For the first time in history, Irish racing looks set to have two separate providers of pictures after five racecourses rejected a media rights deal on Tuesday.

At a groundbreaking general meeting of the Association of Irish Racecourses (AIR) held at the Keadeen Hotel in Newbridge, the five members of the United Irish Racecourses (UIR) voted against the five-year deal worth €47 million.

That means that the five tracks–Kilbeggan, Limerick, Roscommon, Sligo and Thurles–are now free to negotiate their own separate deal, presumably with Arena Racing Company, which could pave the way for Irish racing to return to Sky Sports Racing in 2024. 

The current deal, which is due to expire at the end of this year, is with Sports Information Services [SIS] and Racecourse Media Group, which sees all Irish racing broadcast on RTV. 

It is understood that UIR received “an unsolicited offer” of €100,000 per fixture from Arc last year, but the five tracks now have to request HRI's media rights committee to negotiate another contract for them 

The new deal with SIS and RMG was given “preferred bidder” status last year by the Media Rights Committee, which consists of five executives from AIR and Horse Racing Ireland. 

However, the five tracks expressed their dissatisfaction with the deal back in January and formed UIR. The discontent stems from how the media rights are distributed by HRI and how the funding model favours the bigger tracks. 

Conor O'Neill, chairman of HRI's media rights committee, focused on the positives of the deal on Tuesday.

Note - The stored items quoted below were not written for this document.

# polimi-ispl/deep_prior_interpolation

Hardware: AMD Instinct MI355X
Metric: Adam iters/sec on 3D MultiRes-UNet (whole job over n_gpus; per_gpu beside it); recon SNR(dB) vs ref under config.snr_vs_reference (higher is better)
Workload: dtype f32

## Files before the change

### deep_prior_interpolation_amd/_lib.py

```python
import ctypes as C
import os

_HERE = os.path.dirname(os.path.abspath(__file__))
LIB_PATH = os.path.join(_HERE, "libdpi_hip.so")


class DpiError(RuntimeError):
    pass


ABI_VERSION = 406

IO_X_BF16, IO_Y_BF16, IO_DY_BF16, IO_DX_BF16 = 1, 2, 4, 8
STORE_FWD_BF16, STORE_GRAD_BF16 = 1, 2


class ConvDesc(C.Structure):
    _fields_ = [("size", C.c_int), ("Cin", C.c_int), ("Cout", C.c_int), ("D", C.c_int), ("H", C.c_int), ("W", C.c_int),
                ("k", C.c_int), ("kd", C.c_int), ("stride", C.c_int), ("precision", C.c_int), ("io", C.c_int)]

    def __init__(self, Cin=0, Cout=0, D=1, H=1, W=1, k=1, kd=1, stride=1, precision=0, io=0):
        super().__init__(C.sizeof(ConvDesc), int(Cin), int(Cout), int(D), int(H), int(W), int(k), int(kd), int(stride), int(precision), int(io))


# ... 11 lines not shown

SIGNATURES = {
    "dpi_last_error": (C.c_char_p, []),
    "dpi_version": (_I, []),
    "dpi_conv_desc_size": (_I, []),
    "dpi_device_info": (_I, [_I, C.POINTER(_I), C.POINTER(_I), C.POINTER(_Z), C.c_char_p, _I]),
    "dpi_profile_marker": (_I, [_I, _P]),
    "dpi_conv_fwd_stat_blocks": (_I, [_DESC]),
    "dpi_conv_fwd": (_I, [_DESC, _P, _P, _P, _P, _P, _P, _P]),
    "dpi_conv_bwd_data": (_I, [_DESC, _P, _P, _P, _I, _P]),
    "dpi_conv_fwd_ws_floats": (_Z, [_DESC]),
    "dpi_conv_bwd_data_ws_floats": (_Z, [_DESC]),
    "dpi_conv_fwd_ws": (_I, [_DESC, _P, _P, _P, _P, _P, _P, _P, _Z, _P]),
    "dpi_conv_bwd_data_ws": (_I, [_DESC, _P, _P, _P, _I, _P, _Z, _P]),
    "dpi_conv_bwd_data_dual": (_I, [_DESC, _P, _P, _DESC, _P, _P, _P, _I, _P, _Z, _P]),
    "dpi_conv_bwd_weight_ws_floats": (_Z, [_DESC]),
    "dpi_conv_bwd_weight": (_I, [_DESC, _P, _P, _P, _P, _P, _Z, _P]),
    "dpi_stat_blocks": (_I, [_I, _Z]),
    "dpi_channel_stats": (_I, [_P, _P, _I, _Z, _P, _P]),
    "dpi_bn_finalize": (_I, [_P, _I, _I, _Z, _P, _P, _F, _F, _F, _I, _P, _P, _P, _P, _P, _P, _P]),
    "dpi_chain_apply": (_I, [_P, _P, _I, _Z, _P, _P]),
    "dpi_bn_bwd_reduce": (_I, [_P, _P, _P, _P, _P, _P, _F, _F, _I, _Z, _P, _P]),
    "dpi_bn_bwd_apply": (_I, [_P, _P, _P, _P, _P, _P, _F, _F, _P, _I, _I, _Z, _P, _P, _P, _P]),
    "dpi_bn_bwd_apply_fork": (_I, [_P, _P, _P, _P, _P, _P, _F, _F, _P, _I, _I, _Z, _P, _P, _P,
                                   _P, _P, _P, _P, _P, _F, _P, _P, _P, _P, _P, _P, _F, _P, _P]),
    "dpi_bn_bwd_apply_dual": (_I, [_P, _I, _I, _Z] + [_P, _P, _P, _P, _P, _F, _P, _P, _P, _P] * 2 + [_I, _I, _P, _P, _P, _F, _P, _P]),
    "dpi_chain_add_stats": (_I, [_P, _P, _P, _P, _I, _Z, _F, _P, _P, _P]),
    "dpi_lrelu_bwd": (_I, [_P, _P, _F, _Z, _P, _P]),
    "dpi_act_fwd": (_I, [_P, _Z, _I, _P, _P]),
    "dpi_act_bwd": (_I, [_P, _P, _Z, _I, _P, _P]),
# ... 99 lines not shown
```

### deep_prior_interpolation_amd/csrc/api.cpp

```cpp
#include <stdarg.h>
#include <string.h>
#include "common.h"

static thread_local char g_err[512] = "";

void dpi_set_error(const char* fmt, ...) {
  va_list ap;
  va_start(ap, fmt);
  vsnprintf(g_err, sizeof(g_err), fmt, ap);
  va_end(ap);
}

int dpi_check_launch(const char* what) {
  const hipError_t e = hipGetLastError();
  if (e != hipSuccess) {
    dpi_set_error("%s: %s", what, hipGetErrorString(e));
    return DPI_E_LAUNCH;
  }
  return DPI_OK;
}

extern "C" const char* dpi_last_error(void) { return g_err; }
extern "C" int dpi_version(void) { return 406; }
extern "C" int dpi_conv_desc_size(void) { return (int)sizeof(dpi_conv_desc); }
// ... 17 lines not shown

__global__ void dpi_marker_kernel() {}

extern "C" int dpi_profile_marker(int id, void* stream) {
  DPI_REQUIRE(id >= 1 && id < 65536, "profile_marker: id %d out of range", id);
  dpi_marker_kernel<<<(unsigned)id, 64, 0, (hipStream_t)stream>>>();
  return dpi_check_launch("profile_marker");
}

extern "C" int dpi_set_option(const char* key, int value) {
  DPI_REQUIRE(key != nullptr, "set_option: key is NULL");
  struct Entry { const char* key; int lo, hi; void (*set)(int); };
  static const Entry table[] = {
      {"splitk", 0, 1, dpi_set_splitk},
      {"dual_bwd_data", 0, 1, dpi_set_dual_bwd_data},
      {"bw_pair", 0, 2, dpi_set_bw_pair},
      {"bw_workgroups", 1, 1 << 24, [](int v) { dpi_set_bw_tuning(v, -1); }},
      {"bw_xcd_order", 0, 1, [](int v) { dpi_set_bw_tuning(0, v); }},
      {"mfma_min_cout", 0, 1 << 20, dpi_set_mfma_min_cout},
      {"bwd_weight_mfma_min_cout", 0, 1 << 20, dpi_set_bwd_weight_mfma_min_cout},
      {"fewco_mfma", 0, 1, dpi_set_fewco_mfma},
      {"q4", 0, 2, [](int v) { dpi_set_q4(v, -1); }},
      {"q4_ck", 0, 4, [](int v) { dpi_set_q4(-1, v); }},
      {"q4_debug", 0, 0xFFFF, dpi_set_q4_debug},
      {"bf16_debug", 0, 0x7F, dpi_set_bf16_debug},
  };
  for (const Entry& e : table)
    if (strcmp(key, e.key) == 0) {
      DPI_REQUIRE(value >= e.lo && value <= e.hi && !(strcmp(key, "q4_ck") == 0 && value != 0 && value != 2 && value != 4),
                  "set_option: %s = %d out of range [%d, %d]", key, value, e.lo, e.hi);
// ... 7 lines not shown
```

### deep_prior_interpolation_amd/csrc/conv_direct.hip

```cpp
#include "conv_kernels.h"

namespace {

struct ConvArgs {
  const float* __restrict__ x;
  const float* __restrict__ chain;
  const float* __restrict__ w;
  const float* __restrict__ bias;
  float* __restrict__ y;
  double* __restrict__ partials;
  int Cin, Cout;
  int D, H, W;
  int Do, Ho, Wo;
  int ntd, nth, ntw;
  long w_out_stride, w_in_stride;
  int accumulate;
  int xb, yb;
};

template <int KD, int S, int CO_B, int OW, int TZ, int TY, int TX, int CI_B, bool FLIP>
__global__ __launch_bounds__(TZ* TY* TX) void conv_direct_kernel(ConvArgs a) {
  constexpr int KS = 3;
  constexpr int NT = TZ * TY * TX;
  constexpr int SD = (KD > 1) ? S : 1;
// ... 485 lines not shown
}

extern "C" int dpi_conv_fwd_ws(const dpi_conv_desc* d, const float* x, const float* x_chain, const float* w, const float* bias, float* y,
                               double* stat_partials, float* ws, size_t ws_floats, void* stream) {
  if (int e = dpi_check_conv_desc(d)) return e;
  DPI_REQUIRE(x && w && y, "conv_fwd: null tensor");
  DPI_REQUIRE(ws || ws_floats == 0, "conv_fwd: workspace size without a workspace");
  return conv_run(d, x, x_chain, w, bias, y, stat_partials, false, 0, ws, ws_floats, (hipStream_t)stream);
}

extern "C" int dpi_conv_fwd(const dpi_conv_desc* d, const float* x, const float* x_chain, const float* w,
                            const float* bias, float* y, double* stat_partials, void* stream) {
  return dpi_conv_fwd_ws(d, x, x_chain, w, bias, y, stat_partials, nullptr, 0, stream);
}

extern "C" int dpi_conv_bwd_data(const dpi_conv_desc* d, const float* dy, const float* w, float* dx,
                                 int accumulate, void* stream) {
  return dpi_conv_bwd_data_ws(d, dy, w, dx, accumulate, nullptr, 0, stream);
}

static int g_dual = getenv("DPI_NO_DUAL") ? 0 : 1;
extern "C" void dpi_set_dual_bwd_data(int on) { g_dual = on; }
extern "C" int dpi_conv_bwd_data_dual(const dpi_conv_desc* d3, const float* dy3, const float* w3, const dpi_conv_desc* d1, const float* dy1,
                                      const float* w1, float* dx, int accumulate, float* ws, size_t ws_floats, void* stream) {
  if (int e = dpi_check_conv_desc(d3)) return e;
  if (int e = dpi_check_conv_desc(d1)) return e;
  DPI_REQUIRE(dy3 && w3 && dy1 && w1 && dx, "conv_bwd_data_dual: null tensor");
  DPI_REQUIRE(ws || ws_floats == 0, "conv_bwd_data_dual: workspace size without a workspace");
  DPI_REQUIRE(d3->k == 3 && d1->k == 1 && d3->stride == 1 && d1->stride == 1, "conv_bwd_data_dual: needs a 3x3(x3) and a 1x1(x1) stride-1 layer");
  DPI_REQUIRE(d3->Cin == d1->Cin && d3->D == d1->D && d3->H == d1->H && d3->W == d1->W, "conv_bwd_data_dual: the two layers read different tensors");
// ... 33 lines not shown
```

### deep_prior_interpolation_amd/csrc/conv_kernels.h

```cpp
#pragma once
#include "common.h"

struct MfmaSecond { const float* x2; const float* w2; int C2; long w2_co_stride, w2_c_stride; };
void dpi_conv_out_dims(const dpi_conv_desc* d, int* Do, int* Ho, int* Wo);
int dpi_conv_mfma_stat_blocks(const dpi_conv_desc* d, bool flip);
size_t dpi_conv_mfma_ws_floats(const dpi_conv_desc* d, bool flip);
bool dpi_conv_mfma_second_ok(const dpi_conv_desc* d, bool flip, int C2, bool have_ws);
int dpi_conv_mfma_run(const dpi_conv_desc* d, const float* x, const float* chain, const float* w, const float* bias, float* y,
                      double* partials, bool flip, int accumulate, float* ws, size_t ws_floats, hipStream_t st, const MfmaSecond* sec = nullptr);
int dpi_conv_bwd_data_s2_mfma_run(const dpi_conv_desc* d, const float* dy, const float* w, float* dx, int accumulate, hipStream_t st);
size_t dpi_conv_bwd_weight_mfma_ws_floats(const dpi_conv_desc* d);
bool dpi_conv_bwd_weight_mfma_swapped(const dpi_conv_desc* d, bool chained);
int dpi_conv_bwd_weight_mfma_run(const dpi_conv_desc* d, const float* x, const float* chain, const float* dy, float* dw, float* ws, hipStream_t st);
size_t dpi_conv_bwd_weight_smallco_ws_floats(const dpi_conv_desc* d);
int dpi_conv_bwd_weight_smallco_run(const dpi_conv_desc* d, const float* x, const float* chain, const float* dy, float* dw, float* ws, hipStream_t st);
int dpi_conv_pw_mfma_stat_blocks(const dpi_conv_desc* d);
int dpi_conv_pw_mfma_run(const dpi_conv_desc* d, const float* x, const float* chain, const float* w, const float* bias, float* y,
                         double* partials, bool flip, int accumulate, hipStream_t st);
size_t dpi_conv_pw_bwd_weight_mfma_ws_floats(const dpi_conv_desc* d);
int dpi_conv_pw_bwd_weight_mfma_run(const dpi_conv_desc* d, const float* x, const float* chain, const float* dy, float* dw, float* ws, hipStream_t st);
bool dpi_conv_fewco_usable(const dpi_conv_desc* d);
int dpi_conv_fewco_stat_blocks(const dpi_conv_desc* d);
int dpi_conv_fewco_mfma_run(const dpi_conv_desc* d, const float* x, const float* chain, const float* w, const float* bias, float* y,
                            double* partials, hipStream_t st);
bool dpi_conv_q4_usable(const dpi_conv_desc* d, bool flip);
int dpi_conv_q4_stat_blocks(const dpi_conv_desc* d);
int dpi_conv_q4_run(const dpi_conv_desc* d, const float* x, const float* chain, const float* w, const float* bias, float* y,
                    double* partials, bool flip, int accumulate, hipStream_t st);
bool dpi_bf16_force_all();
bool dpi_conv_bf16_usable(const dpi_conv_desc* d, bool flip);
int dpi_conv_bf16_stat_blocks(const dpi_conv_desc* d);
bool dpi_conv_bf16_second_ok(const dpi_conv_desc* d, bool flip);
int dpi_conv_bf16_run(const dpi_conv_desc* d, const float* x, const float* chain, const float* w, const float* bias, float* y,
                      double* partials, bool flip, int accumulate, hipStream_t st, const MfmaSecond* sec = nullptr);
bool dpi_conv_bf16_s2_usable(const dpi_conv_desc* d);
int dpi_conv_bf16_s2_stat_blocks(const dpi_conv_desc* d);
int dpi_conv_bf16_s2_run(const dpi_conv_desc* d, const float* x, const float* chain, const float* w, const float* bias, float* y, double* partials,
                         hipStream_t st);
bool dpi_conv_bf16_s2_bwd_usable(const dpi_conv_desc* d);
int dpi_conv_bf16_s2_bwd_run(const dpi_conv_desc* d, const float* dy, const float* w, float* dx, int accumulate, hipStream_t st);
bool dpi_conv_bf16_bww_usable(const dpi_conv_desc* d);
size_t dpi_conv_bf16_bww_ws_floats(const dpi_conv_desc* d);
int dpi_conv_bf16_bww_run(const dpi_conv_desc* d, const float* x, const float* chain, const float* dy, float* dw, float* ws, hipStream_t st);
// ... 4 lines not shown
```

### deep_prior_interpolation_amd/csrc/conv_q4_mfma.hip

```cpp
#include "conv_kernels.h"

namespace {

typedef float f32x4 __attribute__((ext_vector_type(4)));

struct QArgs {
  const float* __restrict__ x;
  const float* __restrict__ chain;
  const float* __restrict__ w;
  const float* __restrict__ bias;
  float* __restrict__ y;
  double* __restrict__ partials;
  int Cin, Cout;
  int D, H, W;
  int ntd, nth, ntw;
  long w_out_stride, w_in_stride;
  int accumulate;
  int dbg;
};

template <int R>
struct QGeo {
  static constexpr int TZ = 4, TY = R, TW = 64;
  static constexpr int ID = TZ + 2, IH = R + 2;
  static constexpr int RS = 72;
  static constexpr int DS = IH * RS, CS = ID * DS;
  static constexpr int NV4 = ID * IH * 18;
  static constexpr int E = (NV4 + 255) / 256;
};

__device__ __forceinline__ int q4_xcd_tile(int bid, int ntiles) {
  const int q = ntiles >> 3, r = ntiles & 7, xcd = bid & 7, i = bid >> 3;
  return (xcd < r ? xcd * (q + 1) : r * (q + 1) + (xcd - r) * q) + i;
// ... 202 lines not shown

template <int R>
struct QiGeo {
  static constexpr int TZ = 4, TY = R, TW = 64;
  static constexpr int ID = TZ + 2, IH = R + 2;
  static constexpr int NP = 72;
  static constexpr int RS = NP * 4, DS = IH * RS, TILE = ID * DS;
  static constexpr int NSLOT = ID * IH * 18;
  static constexpr int E = (NSLOT + 255) / 256;
};
__device__ __forceinline__ int qi_pos(int col) {
  const int g = col >> 2, j = col & 3;
  return (4 * g + (j ^ ((g >> 1) & 3))) * 4;
}
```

He said, “It's a fantastic deal and I'm delighted for the 21 racecourses who have signed up to secure it today. I would like to thank the board of AIR and our CEO Paul Hensey for their hard work and support. I would also like to especially thank our former CEO Paddy Walsh who has worked tirelessly on achieving the best possible deal for our members and the HRI media rights committee whose commitment has been extraordinary throughout the entire process.”

O'Neill added, “Although it's disappointing that it was not approved by all, today is a very positive day for the future of Irish racing, let's not take away from that. I look forward to continuing our partnership with SIS and RMG for the overwhelming majority of Irish racecourses, subject to the approval by the HRI board on Friday.”